AVAILABLE DATA →
——————————
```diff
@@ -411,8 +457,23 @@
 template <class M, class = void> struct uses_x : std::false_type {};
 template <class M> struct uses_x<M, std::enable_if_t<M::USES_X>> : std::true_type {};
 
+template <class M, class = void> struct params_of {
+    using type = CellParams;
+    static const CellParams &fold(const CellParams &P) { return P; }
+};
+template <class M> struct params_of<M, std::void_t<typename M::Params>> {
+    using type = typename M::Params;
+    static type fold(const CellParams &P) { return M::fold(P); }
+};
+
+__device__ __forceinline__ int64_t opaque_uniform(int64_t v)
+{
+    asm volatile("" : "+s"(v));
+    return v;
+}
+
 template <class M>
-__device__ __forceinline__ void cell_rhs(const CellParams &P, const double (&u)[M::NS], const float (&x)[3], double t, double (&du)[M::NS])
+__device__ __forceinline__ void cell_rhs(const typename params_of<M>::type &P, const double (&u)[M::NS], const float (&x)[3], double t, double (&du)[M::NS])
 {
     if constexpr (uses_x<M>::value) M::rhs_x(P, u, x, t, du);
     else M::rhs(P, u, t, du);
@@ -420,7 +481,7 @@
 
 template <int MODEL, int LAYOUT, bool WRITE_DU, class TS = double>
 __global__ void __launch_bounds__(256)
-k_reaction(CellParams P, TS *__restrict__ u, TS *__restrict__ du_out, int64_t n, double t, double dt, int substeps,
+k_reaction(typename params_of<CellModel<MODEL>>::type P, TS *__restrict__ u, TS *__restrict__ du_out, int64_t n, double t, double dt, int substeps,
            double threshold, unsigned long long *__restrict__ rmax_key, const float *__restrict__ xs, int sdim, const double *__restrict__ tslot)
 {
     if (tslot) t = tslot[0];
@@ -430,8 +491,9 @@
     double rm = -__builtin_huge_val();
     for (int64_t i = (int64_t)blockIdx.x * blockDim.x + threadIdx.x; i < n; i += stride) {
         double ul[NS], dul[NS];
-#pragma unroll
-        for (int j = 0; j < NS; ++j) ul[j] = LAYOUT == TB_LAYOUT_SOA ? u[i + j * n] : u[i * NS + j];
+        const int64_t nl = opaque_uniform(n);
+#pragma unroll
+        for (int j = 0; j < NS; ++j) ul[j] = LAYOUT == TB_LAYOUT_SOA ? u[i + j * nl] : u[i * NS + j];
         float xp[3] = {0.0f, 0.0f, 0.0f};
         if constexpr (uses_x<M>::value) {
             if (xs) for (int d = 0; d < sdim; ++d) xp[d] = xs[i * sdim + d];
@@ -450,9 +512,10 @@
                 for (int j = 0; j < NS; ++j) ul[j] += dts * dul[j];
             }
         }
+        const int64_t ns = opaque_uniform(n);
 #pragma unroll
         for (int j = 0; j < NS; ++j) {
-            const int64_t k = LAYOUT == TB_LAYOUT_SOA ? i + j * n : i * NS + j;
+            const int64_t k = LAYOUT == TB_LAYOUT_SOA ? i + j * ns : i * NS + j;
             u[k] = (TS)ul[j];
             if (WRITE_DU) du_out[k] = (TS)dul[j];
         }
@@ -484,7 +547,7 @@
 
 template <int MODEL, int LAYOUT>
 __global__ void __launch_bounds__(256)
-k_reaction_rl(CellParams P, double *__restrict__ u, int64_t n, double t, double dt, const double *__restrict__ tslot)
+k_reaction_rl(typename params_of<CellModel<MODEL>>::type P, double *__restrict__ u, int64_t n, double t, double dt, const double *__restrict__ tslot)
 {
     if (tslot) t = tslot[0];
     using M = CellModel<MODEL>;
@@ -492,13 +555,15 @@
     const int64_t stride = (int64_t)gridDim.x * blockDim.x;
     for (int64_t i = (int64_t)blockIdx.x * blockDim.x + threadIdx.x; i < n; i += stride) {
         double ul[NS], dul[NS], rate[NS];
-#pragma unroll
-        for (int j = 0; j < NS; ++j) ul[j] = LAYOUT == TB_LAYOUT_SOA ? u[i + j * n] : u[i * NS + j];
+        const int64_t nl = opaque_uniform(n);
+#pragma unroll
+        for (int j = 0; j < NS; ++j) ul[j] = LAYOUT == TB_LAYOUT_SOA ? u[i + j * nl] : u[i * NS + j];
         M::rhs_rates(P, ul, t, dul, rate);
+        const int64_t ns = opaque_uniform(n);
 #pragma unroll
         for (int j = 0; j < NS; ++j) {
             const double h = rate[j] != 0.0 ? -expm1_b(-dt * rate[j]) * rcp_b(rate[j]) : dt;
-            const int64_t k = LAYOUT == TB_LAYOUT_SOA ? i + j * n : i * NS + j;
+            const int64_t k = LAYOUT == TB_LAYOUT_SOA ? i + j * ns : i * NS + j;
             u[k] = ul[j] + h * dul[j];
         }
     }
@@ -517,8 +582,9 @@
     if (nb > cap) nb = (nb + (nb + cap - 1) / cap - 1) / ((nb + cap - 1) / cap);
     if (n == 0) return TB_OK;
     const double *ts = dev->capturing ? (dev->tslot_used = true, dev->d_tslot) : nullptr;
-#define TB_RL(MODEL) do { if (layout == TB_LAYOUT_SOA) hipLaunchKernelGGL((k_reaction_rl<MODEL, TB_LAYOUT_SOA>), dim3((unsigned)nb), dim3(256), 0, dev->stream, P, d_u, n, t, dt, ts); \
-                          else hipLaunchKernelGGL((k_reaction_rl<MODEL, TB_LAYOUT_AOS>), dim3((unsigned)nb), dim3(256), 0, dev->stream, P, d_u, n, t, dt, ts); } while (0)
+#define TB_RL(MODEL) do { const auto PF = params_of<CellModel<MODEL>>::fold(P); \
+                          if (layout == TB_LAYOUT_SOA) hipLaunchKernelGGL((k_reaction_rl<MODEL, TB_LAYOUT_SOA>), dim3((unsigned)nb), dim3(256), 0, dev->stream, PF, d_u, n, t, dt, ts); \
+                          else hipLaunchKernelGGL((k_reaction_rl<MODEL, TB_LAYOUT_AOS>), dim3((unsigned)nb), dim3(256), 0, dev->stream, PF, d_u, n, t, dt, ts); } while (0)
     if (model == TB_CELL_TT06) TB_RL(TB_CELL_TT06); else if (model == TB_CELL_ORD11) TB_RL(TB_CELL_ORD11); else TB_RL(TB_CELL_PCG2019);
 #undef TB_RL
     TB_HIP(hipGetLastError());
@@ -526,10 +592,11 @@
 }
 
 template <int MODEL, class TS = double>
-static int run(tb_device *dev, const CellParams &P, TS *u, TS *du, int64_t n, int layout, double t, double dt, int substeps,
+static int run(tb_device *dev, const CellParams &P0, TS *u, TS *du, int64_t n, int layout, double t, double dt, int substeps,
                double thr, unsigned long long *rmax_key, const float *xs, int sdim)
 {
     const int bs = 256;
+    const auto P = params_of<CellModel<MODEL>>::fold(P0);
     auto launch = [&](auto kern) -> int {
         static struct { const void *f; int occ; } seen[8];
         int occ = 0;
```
——————————
EXERCISE GOAL →
Reproduce the listing verbatim.

ANSWER SPACE →
```diff
@@ -411,8 +457,23 @@
 template <class M, class = void> struct uses_x : std::false_type {};
 template <class M> struct uses_x<M, std::enable_if_t<M::USES_X>> : std::true_type {};
 
+template <class M, class = void> struct params_of {
+    using type = CellParams;
+    static const CellParams &fold(const CellParams &P) { return P; }
+};
+template <class M> struct params_of<M, std::void_t<typename M::Params>> {
+    using type = typename M::Params;
+    static type fold(const CellParams &P) { return M::fold(P); }
+};
+
+__device__ __forceinline__ int64_t opaque_uniform(int64_t v)
+{
+    asm volatile("" : "+s"(v));
+    return v;
+}
+
 template <class M>
-__device__ __forceinline__ void cell_rhs(const CellParams &P, const double (&u)[M::NS], const float (&x)[3], double t, double (&du)[M::NS])
+__device__ __forceinline__ void cell_rhs(const typename params_of<M>::type &P, const double (&u)[M::NS], const float (&x)[3], double t, double (&du)[M::NS])
 {
     if constexpr (uses_x<M>::value) M::rhs_x(P, u, x, t, du);
     else M::rhs(P, u, t, du);
@@ -420,7 +481,7 @@
 
 template <int MODEL, int LAYOUT, bool WRITE_DU, class TS = double>
 __global__ void __launch_bounds__(256)
-k_reaction(CellParams P, TS *__restrict__ u, TS *__restrict__ du_out, int64_t n, double t, double dt, int substeps,
+k_reaction(typename params_of<CellModel<MODEL>>::type P, TS *__restrict__ u, TS *__restrict__ du_out, int64_t n, double t, double dt, int substeps,
            double threshold, unsigned long long *__restrict__ rmax_key, const float *__restrict__ xs, int sdim, const double *__restrict__ tslot)
 {
     if (tslot) t = tslot[0];
@@ -430,8 +491,9 @@
     double rm = -__builtin_huge_val();
     for (int64_t i = (int64_t)blockIdx.x * blockDim.x + threadIdx.x; i < n; i += stride) {
         double ul[NS], dul[NS];
-#pragma unroll
-        for (int j = 0; j < NS; ++j) ul[j] = LAYOUT == TB_LAYOUT_SOA ? u[i + j * n] : u[i * NS + j];
+        const int64_t nl = opaque_uniform(n);
+#pragma unroll
+        for (int j = 0; j < NS; ++j) ul[j] = LAYOUT == TB_LAYOUT_SOA ? u[i + j * nl] : u[i * NS + j];
         float xp[3] = {0.0f, 0.0f, 0.0f};
         if constexpr (uses_x<M>::value) {
             if (xs) for (int d = 0; d < sdim; ++d) xp[d] = xs[i * sdim + d];
@@ -450,9 +512,10 @@
                 for (int j = 0; j < NS; ++j) ul[j] += dts * dul[j];
             }
         }
+        const int64_t ns = opaque_uniform(n);
 #pragma unroll
         for (int j = 0; j < NS; ++j) {
-            const int64_t k = LAYOUT == TB_LAYOUT_SOA ? i + j * n : i * NS + j;
+            const int64_t k = LAYOUT == TB_LAYOUT_SOA ? i + j * ns : i * NS + j;
             u[k] = (TS)ul[j];
             if (WRITE_DU) du_out[k] = (TS)dul[j];
         }
@@ -484,7 +547,7 @@
 
 template <int MODEL, int LAYOUT>
 __global__ void __launch_bounds__(256)
-k_reaction_rl(CellParams P, double *__restrict__ u, int64_t n, double t, double dt, const double *__restrict__ tslot)
+k_reaction_rl(typename params_of<CellModel<MODEL>>::type P, double *__restrict__ u, int64_t n, double t, double dt, const double *__restrict__ tslot)
 {
     if (tslot) t = tslot[0];
     using M = CellModel<MODEL>;
@@ -492,13 +555,15 @@
     const int64_t stride = (int64_t)gridDim.x * blockDim.x;
     for (int64_t i = (int64_t)blockIdx.x * blockDim.x + threadIdx.x; i < n; i += stride) {
         double ul[NS], dul[NS], rate[NS];
-#pragma unroll
-        for (int j = 0; j < NS; ++j) ul[j] = LAYOUT == TB_LAYOUT_SOA ? u[i + j * n] : u[i * NS + j];
+        const int64_t nl = opaque_uniform(n);
+#pragma unroll
+        for (int j = 0; j < NS; ++j) ul[j] = LAYOUT == TB_LAYOUT_SOA ? u[i + j * nl] : u[i * NS + j];
         M::rhs_rates(P, ul, t, dul, rate);
+        const int64_t ns = opaque_uniform(n);
 #pragma unroll
         for (int j = 0; j < NS; ++j) {
             const double h = rate[j] != 0.0 ? -expm1_b(-dt * rate[j]) * rcp_b(rate[j]) : dt;
-            const int64_t k = LAYOUT == TB_LAYOUT_SOA ? i + j * n : i * NS + j;
+            const int64_t k = LAYOUT == TB_LAYOUT_SOA ? i + j * ns : i * NS + j;
             u[k] = ul[j] + h * dul[j];
         }
     }
@@ -517,8 +582,9 @@
     if (nb > cap) nb = (nb + (nb + cap - 1) / cap - 1) / ((nb + cap - 1) / cap);
     if (n == 0) return TB_OK;
     const double *ts = dev->capturing ? (dev->tslot_used = true, dev->d_tslot) : nullptr;
-#define TB_RL(MODEL) do { if (layout == TB_LAYOUT_SOA) hipLaunchKernelGGL((k_reaction_rl<MODEL, TB_LAYOUT_SOA>), dim3((unsigned)nb), dim3(256), 0, dev->stream, P, d_u, n, t, dt, ts); \
-                          else hipLaunchKernelGGL((k_reaction_rl<MODEL, TB_LAYOUT_AOS>), dim3((unsigned)nb), dim3(256), 0, dev->stream, P, d_u, n, t, dt, ts); } while (0)
+#define TB_RL(MODEL) do { const auto PF = params_of<CellModel<MODEL>>::fold(P); \
+                          if (layout == TB_LAYOUT_SOA) hipLaunchKernelGGL((k_reaction_rl<MODEL, TB_LAYOUT_SOA>), dim3((unsigned)nb), dim3(256), 0, dev->stream, PF, d_u, n, t, dt, ts); \
+                          else hipLaunchKernelGGL((k_reaction_rl<MODEL, TB_LAYOUT_AOS>), dim3((unsigned)nb), dim3(256), 0, dev->stream, PF, d_u, n, t, dt, ts); } while (0)
     if (model == TB_CELL_TT06) TB_RL(TB_CELL_TT06); else if (model == TB_CELL_ORD11) TB_RL(TB_CELL_ORD11); else TB_RL(TB_CELL_PCG2019);
 #undef TB_RL
     TB_HIP(hipGetLastError());
@@ -526,10 +592,11 @@
 }
 
 template <int MODEL, class TS = double>
-static int run(tb_device *dev, const CellParams &P, TS *u, TS *du, int64_t n, int layout, double t, double dt, int substeps,
+static int run(tb_device *dev, const CellParams &P0, TS *u, TS *du, int64_t n, int layout, double t, double dt, int substeps,
                double thr, unsigned long long *rmax_key, const float *xs, int sdim)
 {
     const int bs = 256;
+    const auto P = params_of<CellModel<MODEL>>::fold(P0);
     auto launch = [&](auto kern) -> int {
         static struct { const void *f; int occ; } seen[8];
         int occ = 0;
```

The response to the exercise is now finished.